On the basketball court in the 1970s, Bruce Sheen was a dominant player at La Salle Secondary School, St. Lawrence College and in men’s leagues across Ontario.
When he played for the St. Lawrence Big Blue, he used his tall frame to battle for balls under the basket and his size and skills earned him the Ontario Colleges Athletic Association scoring championship all four years he played.
Now Sheen, who will turn 65 in June, is in the midst of another battle: the early onset of Alzheimer’s disease.
Sheen, along with other local athletes and coaches — Brad McFarlane, Ken Tallack, Gord McLellan and Adrien “Tic” Langlois — were introduced on Tuesday at the Kingston and District Sports Hall of Fame annual luncheon at the Invista Centre.
Sheen’s son Van agreed to open up about his father’s disease and how the family is coping with Bruce’s Alzheimer’s, which was diagnosed more than three years ago.
“We’re all super happy with how he’s dealing with it.” Van said. “All the humour is still there, all those old memories. When he runs into the guys at these sporting events, he knows all of them and what sport they played. The challenges are all about what happened today, stuff like that.
“We’re just really proud of him for doing really good and keeping the physical exercise going with big daily walks and socializing. Sometimes he tries to tell a story, but it doesn’t quite come out, but he’s got his happy self and sense of humour there.”
Sheen said his future induction is an “absolute honour.”
“It doesn’t hurt,” Sheen said about his battle with Alzheimer’s disease. “It just gets me a bit mixed up.

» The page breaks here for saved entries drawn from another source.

def conv_wino_forward(x, packed_weight, bias, Cout, pad=1, relu=True, negative_slope=0.1, out=None, out_c0=0, in_c0=0, Cin=None):
    x = _chk(x, "bottom[0]")
    N, Ctot, H, W = x.shape
    Cin = Ctot - in_c0 if Cin is None else Cin
    Ho, Wo = H + 2 * pad - 2, W + 2 * pad - 2
    if out is None:
        out = torch.empty((N, Cout, Ho, Wo), device=x.device, dtype=torch.float32)
    else:
        _chk(out, "top[0]")
        if out.shape[0] != N or tuple(out.shape[2:]) != (Ho, Wo):
            raise ValueError(f"conv_wino: top blob {tuple(out.shape)} does not match [{N},*,{Ho},{Wo}]")
    b = _chk(bias, "bias", ndim=1) if bias is not None else None
    pw = _chk(packed_weight, "packed weight", ndim=1)
    check(_lib.lib().fn2_conv_wino_forward(_ptr(x), _ptr(pw), _ptr(b), _ptr(out), N, Cin, H, W, Ctot, in_c0, Cout, out.shape[1], out_c0,
                                           pad, int(bool(relu)), C.c_float(float(negative_slope)), _stream()))
    return out


def conv_plane_supported(N, Cin, Hin, Win, Cout, stride, pad) -> bool:
    return bool(_lib.lib().fn2_conv_plane_supported(int(N), int(Cin), int(Hin), int(Win), int(Cout), int(stride), int(pad)))


def conv_plane_ksplit(N, Cin, Hin, Win, Cout, stride, pad) -> int:
    return int(_lib.lib().fn2_conv_plane_ksplit(int(N), int(Cin), int(Hin), int(Win), int(Cout), int(stride), int(pad)))


_PLANE_WS = {}
_PLANE_WS_RETIRED = []


def _plane_workspace(device, need):
    key = (device, int(torch.cuda.current_stream(device).cuda_stream))
    ws = _PLANE_WS.get(key)
    if ws is None or ws.numel() * 4 < need:
        if ws is not None:
            _PLANE_WS_RETIRED.append(ws)
        ws = _PLANE_WS[key] = torch.empty((need + 3) // 4, device=device, dtype=torch.float32)
    return ws


def conv_plane_k_supported(N, Cin, Hin, Win, Cout, kernel, stride, pad) -> bool:
    return bool(_lib.lib().fn2_conv_plane_k_supported(int(N), int(Cin), int(Hin), int(Win), int(Cout), int(kernel), int(stride), int(pad)))


def conv_plane_k_ksplit(N, Cin, Hin, Win, Cout, kernel, stride, pad) -> int:
    return int(_lib.lib().fn2_conv_plane_k_ksplit(int(N), int(Cin), int(Hin), int(Win), int(Cout), int(kernel), int(stride), int(pad)))


def conv_plane_forward(x, packed_weight, bias, Cout, stride, pad, relu=True, negative_slope=0.1, out=None, out_c0=0, in_c0=0, Cin=None, kernel=3):
    x = _chk(x, "bottom[0]")
    N, Ctot, H, W = x.shape
    Cin = Ctot - in_c0 if Cin is None else Cin
    Ho, Wo = (H + 2 * pad - kernel) // stride + 1, (W + 2 * pad - kernel) // stride + 1
    if out is None:
        out = torch.empty((N, Cout, Ho, Wo), device=x.device, dtype=torch.float32)
    else:
        _chk(out, "top[0]")
        if out.shape[0] != N or tuple(out.shape[2:]) != (Ho, Wo):
            raise ValueError(f"conv_plane: top blob {tuple(out.shape)} does not match [{N},*,{Ho},{Wo}]")
    b = _chk(bias, "bias", ndim=1) if bias is not None else None
    pw = _chk(packed_weight, "packed weight", ndim=1)
    need = int(_lib.lib().fn2_conv_plane_k_workspace_bytes(N, Cin, H, W, Cout, kernel, stride, pad))
    ws = _plane_workspace(x.device, need) if need else None
    check(_lib.lib().fn2_conv_plane_k_forward(_ptr(x), _ptr(pw), _ptr(b), _ptr(out), N, Cin, H, W, Ctot, in_c0, Cout, out.shape[1], out_c0,
                                              kernel, stride, pad, int(bool(relu)), C.c_float(float(negative_slope)),
                                              _ptr(ws if need else None), need, _stream()))
    return out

That’s why he [Van] is always here.”
“My dad does benefit from a really good support network,” Van said. “My stepmom Shelley [Mackenzie] is a fantastic caregiver. There’s also my brother and I and my mom [Terrie], my dad’s ex-wife, who wherever we can help Shelley, we’ll be there.

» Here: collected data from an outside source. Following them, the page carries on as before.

+        const int nstream = (d.wp ? 1 : 0) + (d.wf ? 1 : 0) + (d.wpd ? 1 : 0);
+        cost[i] = (long long)cfg.mf * cfg.ck * (d.k * (1 + nstream) + (!d.wpw ? 0 : d.transposed ? 3 * d.u : wino_terms(d.k)));
+        const long long rlen = (long long)(d.transposed ? cfg.mf : cfg.ck) * d.k;
+        const long long bytes = (d.transposed ? cfg.ck : cfg.mf) * (rlen + 1) * (long long)sizeof(float);
+        if (bytes > 160 * 1024) return V2W_E_SHAPE;
+        if ((int)bytes > lds) lds = (int)bytes;
+    }
+    std::stable_sort(order.begin(), order.end(), [&](int a, int b) { return cost[a] > cost[b]; });
+    long long bp = 0;
+    for (int j = 0; j < n; ++j) { starts[n + 1 + order[j]] = (int32_t)bp; bp += nblk[order[j]]; }
+    if (bp > 0x7fffffffll) return V2W_E_SHAPE;
+    starts[n] = bs; starts[2 * n + 1] = (int32_t)bp;
+    return lds > 16 ? lds : 16;
 }
 
 extern "C" int v2w_fold_pack_batch(const v2w_fold_desc* descs_dev, const int32_t* starts_dev, int n,
diff --git a/wavthruvec_pytorch_amd/forward_plan.py b/wavthruvec_pytorch_amd/forward_plan.py
--- a/wavthruvec_pytorch_amd/forward_plan.py
+++ b/wavthruvec_pytorch_amd/forward_plan.py
@@ -248,6 +248,8 @@
         self.wps = g._split_weights(dev, all_ups=st, ups_stream=self.S.side, mark=self.mark if st else None,
                                     between=self.cond if st else None)
         self.cond()
+        if not st and self.training and self.B * self.T >= 3072:
+            self.join_side()
 
     def cond(self):
         if self.cond_ran:
diff --git a/wavthruvec_pytorch_amd/hipops.py b/wavthruvec_pytorch_amd/hipops.py
--- a/wavthruvec_pytorch_amd/hipops.py
+++ b/wavthruvec_pytorch_amd/hipops.py
@@ -581,7 +581,7 @@
         descs = (_hip.FoldDesc * n)()
         off = 0
         for d, (v, g, wp, ci, co, k, u, tr, wf, wpd, wpw), r in zip(descs, layers, rows):
-            d.v = v.data_ptr(); d.g = _hip.ptr(g); d.wp = wp.data_ptr()
+            d.v = v.data_ptr(); d.g = _hip.ptr(g); d.wp = _hip.ptr(wp)
             d.wf = _hip.ptr(wf); d.wpd = _hip.ptr(wpd); d.wpw = _hip.ptr(wpw)
             d.scale = self.scale.data_ptr() + 4 * off
             d.c_in, d.c_out, d.k, d.u, d.transposed = ci, co, k, u, int(tr)
@@ -593,7 +593,7 @@
         self.nblk_scale, self.nblk_pack = starts[n], starts[2 * n + 1]
         self.descs_dev = torch.frombuffer(bytearray(bytes(descs)), dtype=torch.uint8).to(device)
         self.starts_dev = torch.tensor(list(starts), dtype=torch.int32, device=device)
-        self.key = tuple((v.data_ptr(), 0 if g is None else g.data_ptr(), wp.data_ptr()) for (v, g, wp, *_r) in layers)
+        self.key = tuple((v.data_ptr(), 0 if g is None else g.data_ptr(), 0 if wp is None else wp.data_ptr()) for (v, g, wp, *_r) in layers)
 
     def run(self):
         _hip.check(_hip.load().v2w_fold_pack_batch(self.descs_dev.data_ptr(), self.starts_dev.data_ptr(), self.n,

“This has been a really great chunk of positivity. We all know about dad’s standout athleticism, but it’s really nice to have the community recognize that. It’s something that he’s spent a lot of his life doing.”
After Sheen finished his playing career, he dedicated himself to coaching and organizing in the Knights of Columbus Basketball League and the Pacers Basketball League.
“When chatting with the other inductees, it becomes evident that it’s not just the athletic prowess that’s being recognized. It’s the contribution to the community,” Van said.
“I know I’ve got a fantastic dad and he’s a fantastic person and it’s really nice to know the community recognizes that as well. He’s got lots of people to hang out in a given week and everyone loves spending time with dad.”
McFarlane, 41, who is going into the hall for his outstanding tennis career as a youth, drove eight hours from his home in Ann Arbour, Mich., with his son, Jack, to be at the luncheon.
He plans to attend the induction dinner early next month with his entire family, his wife, Carolyn, daughters Mallory and Sydney, and Jack, as well as his parents and brother Scott.
He’ll be joining his dad, John, in the hall. He was inducted in 2013.
“It’s fantastic, a super-great honour for me and a really neat thing to be joining my dad in the hall of fame and something I’m really excited about,” McFarlane said.
McFarlane said Canada is getting more respect in tennis with the young Canadian stars on the world stage.
“With the emergence of [Denis] Shapovalov and [Andrea] Andreescu, Canadian tennis is really having some great results on the international scene at big tournaments like Wimbledon and others you’re seeing on TV,” he said.
McFarlane said his kids play tennis now, but he just plays with them.
“Myself, I don’t get out on the court that much, but I follow tennis very closely, still love the sport, and I love following the Canadian players. I’ll never stop following tennis; it’s part of me at this point.”
Ken Tallack is the first hall of fame inductee from the local martial arts community.
“I’m so pleased to be the first and I hope I opened the door for others to follow,” he said. “We have some amazing martial arts practitioners here in Kingston who have flown under the radar for years, and I’d love to see them being recognized this way.”
Tallack still teaches martial arts at his dojo on Princess Street in Kingston’s west end.
Tallack has had hundreds of children go through his dojo over the years, and he always wonders who will be the next martial arts star or who will coach others far into the future.
“Who is going to be the one to pick it up and carry on?” he said. “How is this going to impact each little one I’m talking to? It’s always in my mind.”
Langlois and McLellan are going into the hall after long careers as high school football coaches — Langlois with the Kingston Blues and McLellan with the Bayridge Blazers and Sydenham Golden Eagles.
The induction dinner will be Friday, May 3, at the Ramada Inn Hotel and Conference Centre at 33 Benson St.
The five men being inducted bring the total number to 178 since the hall’s inception in 1995.